What you will do =
Copy out each line of the listing below that contains the word "template".

Information given =
--------------------------------
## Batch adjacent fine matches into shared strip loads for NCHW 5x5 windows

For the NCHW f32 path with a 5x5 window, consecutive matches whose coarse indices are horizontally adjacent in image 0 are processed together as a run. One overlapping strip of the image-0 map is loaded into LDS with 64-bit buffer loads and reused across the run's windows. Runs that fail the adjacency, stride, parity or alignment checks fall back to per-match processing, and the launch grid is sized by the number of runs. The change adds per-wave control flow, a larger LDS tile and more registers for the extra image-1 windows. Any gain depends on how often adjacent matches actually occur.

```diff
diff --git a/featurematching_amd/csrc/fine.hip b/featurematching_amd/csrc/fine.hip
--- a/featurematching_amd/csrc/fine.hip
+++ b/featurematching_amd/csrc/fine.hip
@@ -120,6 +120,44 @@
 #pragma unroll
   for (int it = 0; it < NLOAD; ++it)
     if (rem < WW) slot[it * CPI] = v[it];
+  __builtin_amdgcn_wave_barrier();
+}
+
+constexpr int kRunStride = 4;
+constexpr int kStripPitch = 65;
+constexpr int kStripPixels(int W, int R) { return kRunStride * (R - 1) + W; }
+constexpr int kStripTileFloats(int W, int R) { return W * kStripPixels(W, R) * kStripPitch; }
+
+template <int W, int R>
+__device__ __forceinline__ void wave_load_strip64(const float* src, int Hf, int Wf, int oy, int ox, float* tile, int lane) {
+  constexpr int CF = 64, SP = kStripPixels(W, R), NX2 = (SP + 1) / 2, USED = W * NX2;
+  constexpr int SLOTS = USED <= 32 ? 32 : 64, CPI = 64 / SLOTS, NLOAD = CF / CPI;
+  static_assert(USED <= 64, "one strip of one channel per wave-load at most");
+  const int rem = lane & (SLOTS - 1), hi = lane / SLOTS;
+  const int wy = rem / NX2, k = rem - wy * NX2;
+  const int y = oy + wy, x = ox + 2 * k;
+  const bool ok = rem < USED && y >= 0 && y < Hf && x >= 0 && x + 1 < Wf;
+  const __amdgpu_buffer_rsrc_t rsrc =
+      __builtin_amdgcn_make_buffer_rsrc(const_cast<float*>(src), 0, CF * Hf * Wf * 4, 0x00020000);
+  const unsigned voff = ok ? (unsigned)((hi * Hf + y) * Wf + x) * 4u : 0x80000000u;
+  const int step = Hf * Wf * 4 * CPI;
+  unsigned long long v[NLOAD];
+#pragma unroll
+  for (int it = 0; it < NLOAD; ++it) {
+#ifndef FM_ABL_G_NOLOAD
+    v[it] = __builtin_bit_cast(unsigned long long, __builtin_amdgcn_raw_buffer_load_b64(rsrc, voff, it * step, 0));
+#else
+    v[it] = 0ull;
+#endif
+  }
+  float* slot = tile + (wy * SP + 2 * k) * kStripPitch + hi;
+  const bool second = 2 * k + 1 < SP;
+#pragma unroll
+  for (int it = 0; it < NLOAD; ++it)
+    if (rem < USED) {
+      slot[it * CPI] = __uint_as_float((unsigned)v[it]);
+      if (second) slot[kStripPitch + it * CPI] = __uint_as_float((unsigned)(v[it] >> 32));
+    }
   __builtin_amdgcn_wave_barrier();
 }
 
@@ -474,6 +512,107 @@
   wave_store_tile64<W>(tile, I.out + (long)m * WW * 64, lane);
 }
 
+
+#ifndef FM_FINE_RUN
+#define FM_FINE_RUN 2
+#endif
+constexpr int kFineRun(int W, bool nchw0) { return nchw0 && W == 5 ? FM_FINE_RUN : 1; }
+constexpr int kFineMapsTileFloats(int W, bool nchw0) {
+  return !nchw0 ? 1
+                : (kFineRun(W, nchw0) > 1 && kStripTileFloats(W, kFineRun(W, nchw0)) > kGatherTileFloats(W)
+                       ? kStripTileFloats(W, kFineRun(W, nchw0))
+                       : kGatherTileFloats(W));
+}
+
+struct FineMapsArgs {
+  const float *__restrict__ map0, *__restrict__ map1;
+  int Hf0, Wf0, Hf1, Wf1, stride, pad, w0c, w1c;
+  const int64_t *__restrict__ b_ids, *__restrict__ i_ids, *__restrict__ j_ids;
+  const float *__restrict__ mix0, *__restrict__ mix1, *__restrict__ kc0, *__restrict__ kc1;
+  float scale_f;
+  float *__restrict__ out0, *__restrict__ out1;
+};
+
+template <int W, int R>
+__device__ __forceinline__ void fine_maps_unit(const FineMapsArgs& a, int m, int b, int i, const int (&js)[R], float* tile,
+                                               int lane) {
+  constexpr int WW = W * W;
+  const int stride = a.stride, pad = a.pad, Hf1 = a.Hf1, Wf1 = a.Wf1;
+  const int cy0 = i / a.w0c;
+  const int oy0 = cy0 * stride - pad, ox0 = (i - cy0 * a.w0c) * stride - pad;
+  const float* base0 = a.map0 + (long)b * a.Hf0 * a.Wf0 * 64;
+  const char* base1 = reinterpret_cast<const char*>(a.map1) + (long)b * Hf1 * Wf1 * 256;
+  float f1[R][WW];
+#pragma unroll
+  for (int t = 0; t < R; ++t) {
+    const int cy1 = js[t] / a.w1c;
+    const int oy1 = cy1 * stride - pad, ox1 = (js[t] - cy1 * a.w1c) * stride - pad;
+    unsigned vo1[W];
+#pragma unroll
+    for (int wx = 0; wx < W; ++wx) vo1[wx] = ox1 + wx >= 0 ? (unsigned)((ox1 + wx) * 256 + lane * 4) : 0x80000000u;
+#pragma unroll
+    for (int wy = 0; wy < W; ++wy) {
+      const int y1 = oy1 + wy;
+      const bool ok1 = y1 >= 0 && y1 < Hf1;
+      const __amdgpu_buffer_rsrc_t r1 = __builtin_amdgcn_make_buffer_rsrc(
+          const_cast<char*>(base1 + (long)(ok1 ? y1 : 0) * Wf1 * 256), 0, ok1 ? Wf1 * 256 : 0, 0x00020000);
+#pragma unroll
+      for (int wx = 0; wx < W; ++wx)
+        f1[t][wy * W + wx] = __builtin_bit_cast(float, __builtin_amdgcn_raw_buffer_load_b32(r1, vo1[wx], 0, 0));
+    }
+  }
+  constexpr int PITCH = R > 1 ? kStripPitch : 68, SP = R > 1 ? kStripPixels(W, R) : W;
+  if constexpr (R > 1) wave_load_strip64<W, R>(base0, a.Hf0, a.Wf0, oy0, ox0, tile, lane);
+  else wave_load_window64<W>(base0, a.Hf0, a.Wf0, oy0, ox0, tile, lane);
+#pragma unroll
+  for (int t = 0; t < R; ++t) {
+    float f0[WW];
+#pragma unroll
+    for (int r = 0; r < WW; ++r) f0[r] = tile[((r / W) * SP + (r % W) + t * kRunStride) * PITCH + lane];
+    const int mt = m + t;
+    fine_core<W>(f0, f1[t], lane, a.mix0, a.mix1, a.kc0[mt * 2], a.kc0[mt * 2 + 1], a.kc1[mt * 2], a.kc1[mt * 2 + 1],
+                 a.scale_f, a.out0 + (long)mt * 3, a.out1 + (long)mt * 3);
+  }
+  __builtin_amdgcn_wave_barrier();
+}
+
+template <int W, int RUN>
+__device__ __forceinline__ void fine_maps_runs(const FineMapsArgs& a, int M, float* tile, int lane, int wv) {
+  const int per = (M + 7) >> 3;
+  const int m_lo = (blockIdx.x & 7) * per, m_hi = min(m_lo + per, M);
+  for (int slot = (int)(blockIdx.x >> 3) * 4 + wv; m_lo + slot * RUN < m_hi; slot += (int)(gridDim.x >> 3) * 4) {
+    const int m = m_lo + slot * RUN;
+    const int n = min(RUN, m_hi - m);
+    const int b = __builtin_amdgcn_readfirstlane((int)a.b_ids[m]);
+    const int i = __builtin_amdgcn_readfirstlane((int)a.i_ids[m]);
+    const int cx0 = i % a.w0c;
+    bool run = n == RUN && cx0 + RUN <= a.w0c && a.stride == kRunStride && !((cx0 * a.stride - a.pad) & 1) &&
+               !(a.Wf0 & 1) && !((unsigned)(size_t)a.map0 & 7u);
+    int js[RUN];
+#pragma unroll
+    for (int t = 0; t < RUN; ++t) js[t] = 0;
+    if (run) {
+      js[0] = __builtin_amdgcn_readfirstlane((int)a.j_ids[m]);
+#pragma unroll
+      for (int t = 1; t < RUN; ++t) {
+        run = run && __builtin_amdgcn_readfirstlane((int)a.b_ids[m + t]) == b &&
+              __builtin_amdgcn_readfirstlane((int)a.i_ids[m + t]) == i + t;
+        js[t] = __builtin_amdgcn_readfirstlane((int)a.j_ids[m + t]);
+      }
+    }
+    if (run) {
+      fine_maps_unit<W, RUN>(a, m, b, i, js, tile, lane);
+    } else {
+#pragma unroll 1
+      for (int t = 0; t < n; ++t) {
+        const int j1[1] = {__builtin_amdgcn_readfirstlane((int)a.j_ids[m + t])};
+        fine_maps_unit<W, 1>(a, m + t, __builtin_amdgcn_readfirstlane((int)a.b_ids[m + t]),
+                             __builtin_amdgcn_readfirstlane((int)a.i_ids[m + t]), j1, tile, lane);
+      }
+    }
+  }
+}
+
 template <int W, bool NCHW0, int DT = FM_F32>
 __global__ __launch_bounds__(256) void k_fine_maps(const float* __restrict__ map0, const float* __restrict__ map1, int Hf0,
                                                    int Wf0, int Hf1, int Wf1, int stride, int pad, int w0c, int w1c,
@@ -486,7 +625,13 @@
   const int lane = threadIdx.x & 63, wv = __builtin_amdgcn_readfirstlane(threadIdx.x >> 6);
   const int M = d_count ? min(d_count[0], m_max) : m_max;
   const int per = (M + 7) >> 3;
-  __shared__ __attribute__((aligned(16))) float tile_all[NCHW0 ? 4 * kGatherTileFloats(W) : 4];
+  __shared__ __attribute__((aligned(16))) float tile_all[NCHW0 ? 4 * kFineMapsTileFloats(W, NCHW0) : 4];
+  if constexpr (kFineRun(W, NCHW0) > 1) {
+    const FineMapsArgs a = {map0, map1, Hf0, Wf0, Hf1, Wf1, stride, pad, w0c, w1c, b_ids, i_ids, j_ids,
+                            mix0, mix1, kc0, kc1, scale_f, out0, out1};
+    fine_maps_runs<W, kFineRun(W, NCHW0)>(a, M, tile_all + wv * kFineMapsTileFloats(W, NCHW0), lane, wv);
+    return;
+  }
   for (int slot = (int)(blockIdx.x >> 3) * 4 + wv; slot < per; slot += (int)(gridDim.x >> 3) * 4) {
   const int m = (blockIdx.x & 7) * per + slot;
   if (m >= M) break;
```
--------------------------------
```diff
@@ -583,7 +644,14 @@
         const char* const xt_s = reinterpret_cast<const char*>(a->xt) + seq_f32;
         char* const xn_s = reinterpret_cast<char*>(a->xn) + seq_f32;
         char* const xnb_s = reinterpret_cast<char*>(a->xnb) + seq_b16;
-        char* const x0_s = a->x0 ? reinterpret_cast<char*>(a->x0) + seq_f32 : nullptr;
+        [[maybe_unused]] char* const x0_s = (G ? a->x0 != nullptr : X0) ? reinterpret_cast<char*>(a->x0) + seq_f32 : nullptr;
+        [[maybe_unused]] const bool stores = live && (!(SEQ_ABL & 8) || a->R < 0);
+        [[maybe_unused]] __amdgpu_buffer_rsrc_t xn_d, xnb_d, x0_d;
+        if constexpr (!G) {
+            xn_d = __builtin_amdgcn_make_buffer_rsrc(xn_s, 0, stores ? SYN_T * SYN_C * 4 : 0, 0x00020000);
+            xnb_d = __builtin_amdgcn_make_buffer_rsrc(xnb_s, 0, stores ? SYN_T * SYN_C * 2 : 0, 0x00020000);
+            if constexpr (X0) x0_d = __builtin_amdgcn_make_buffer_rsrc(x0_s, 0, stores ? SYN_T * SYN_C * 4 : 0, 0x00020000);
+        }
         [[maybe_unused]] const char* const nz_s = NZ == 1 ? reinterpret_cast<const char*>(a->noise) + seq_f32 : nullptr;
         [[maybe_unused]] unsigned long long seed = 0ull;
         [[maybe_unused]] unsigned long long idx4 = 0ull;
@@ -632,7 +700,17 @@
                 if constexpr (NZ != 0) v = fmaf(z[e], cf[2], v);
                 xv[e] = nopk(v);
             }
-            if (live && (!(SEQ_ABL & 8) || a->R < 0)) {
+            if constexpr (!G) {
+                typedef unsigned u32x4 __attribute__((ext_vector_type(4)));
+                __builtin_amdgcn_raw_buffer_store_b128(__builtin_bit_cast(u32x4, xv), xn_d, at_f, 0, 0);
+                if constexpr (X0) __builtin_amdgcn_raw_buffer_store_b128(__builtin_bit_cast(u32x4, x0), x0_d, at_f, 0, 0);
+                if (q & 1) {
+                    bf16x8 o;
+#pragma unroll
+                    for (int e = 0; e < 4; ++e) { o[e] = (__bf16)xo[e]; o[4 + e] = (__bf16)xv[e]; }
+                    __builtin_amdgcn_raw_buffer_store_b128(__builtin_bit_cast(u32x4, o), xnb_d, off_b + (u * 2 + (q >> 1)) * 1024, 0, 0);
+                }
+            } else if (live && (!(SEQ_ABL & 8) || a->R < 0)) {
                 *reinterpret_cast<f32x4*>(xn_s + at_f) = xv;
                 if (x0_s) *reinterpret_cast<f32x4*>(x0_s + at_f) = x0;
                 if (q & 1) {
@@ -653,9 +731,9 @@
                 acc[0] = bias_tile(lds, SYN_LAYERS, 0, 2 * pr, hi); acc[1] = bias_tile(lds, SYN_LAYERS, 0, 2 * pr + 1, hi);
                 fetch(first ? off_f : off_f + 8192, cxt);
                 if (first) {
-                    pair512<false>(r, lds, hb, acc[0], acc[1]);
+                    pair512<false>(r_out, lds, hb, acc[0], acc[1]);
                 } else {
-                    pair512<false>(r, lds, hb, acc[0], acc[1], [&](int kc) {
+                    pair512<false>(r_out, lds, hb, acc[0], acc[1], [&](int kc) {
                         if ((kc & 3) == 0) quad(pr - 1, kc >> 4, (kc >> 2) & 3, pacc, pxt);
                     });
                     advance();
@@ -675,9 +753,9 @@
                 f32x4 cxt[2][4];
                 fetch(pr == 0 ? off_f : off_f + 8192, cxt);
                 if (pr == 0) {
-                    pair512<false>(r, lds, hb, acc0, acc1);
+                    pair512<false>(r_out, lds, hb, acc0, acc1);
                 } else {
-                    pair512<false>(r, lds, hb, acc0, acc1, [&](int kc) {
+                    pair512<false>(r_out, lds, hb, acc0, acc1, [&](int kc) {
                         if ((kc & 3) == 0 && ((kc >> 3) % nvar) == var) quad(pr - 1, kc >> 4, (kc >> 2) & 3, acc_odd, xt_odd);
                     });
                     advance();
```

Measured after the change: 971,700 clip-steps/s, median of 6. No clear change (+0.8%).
--------------------------------
Reply to the exercise =
+template <int W, int R>
+template <int W, int R>
+template <int W, int RUN>
 template <int W, bool NCHW0, int DT = FM_F32>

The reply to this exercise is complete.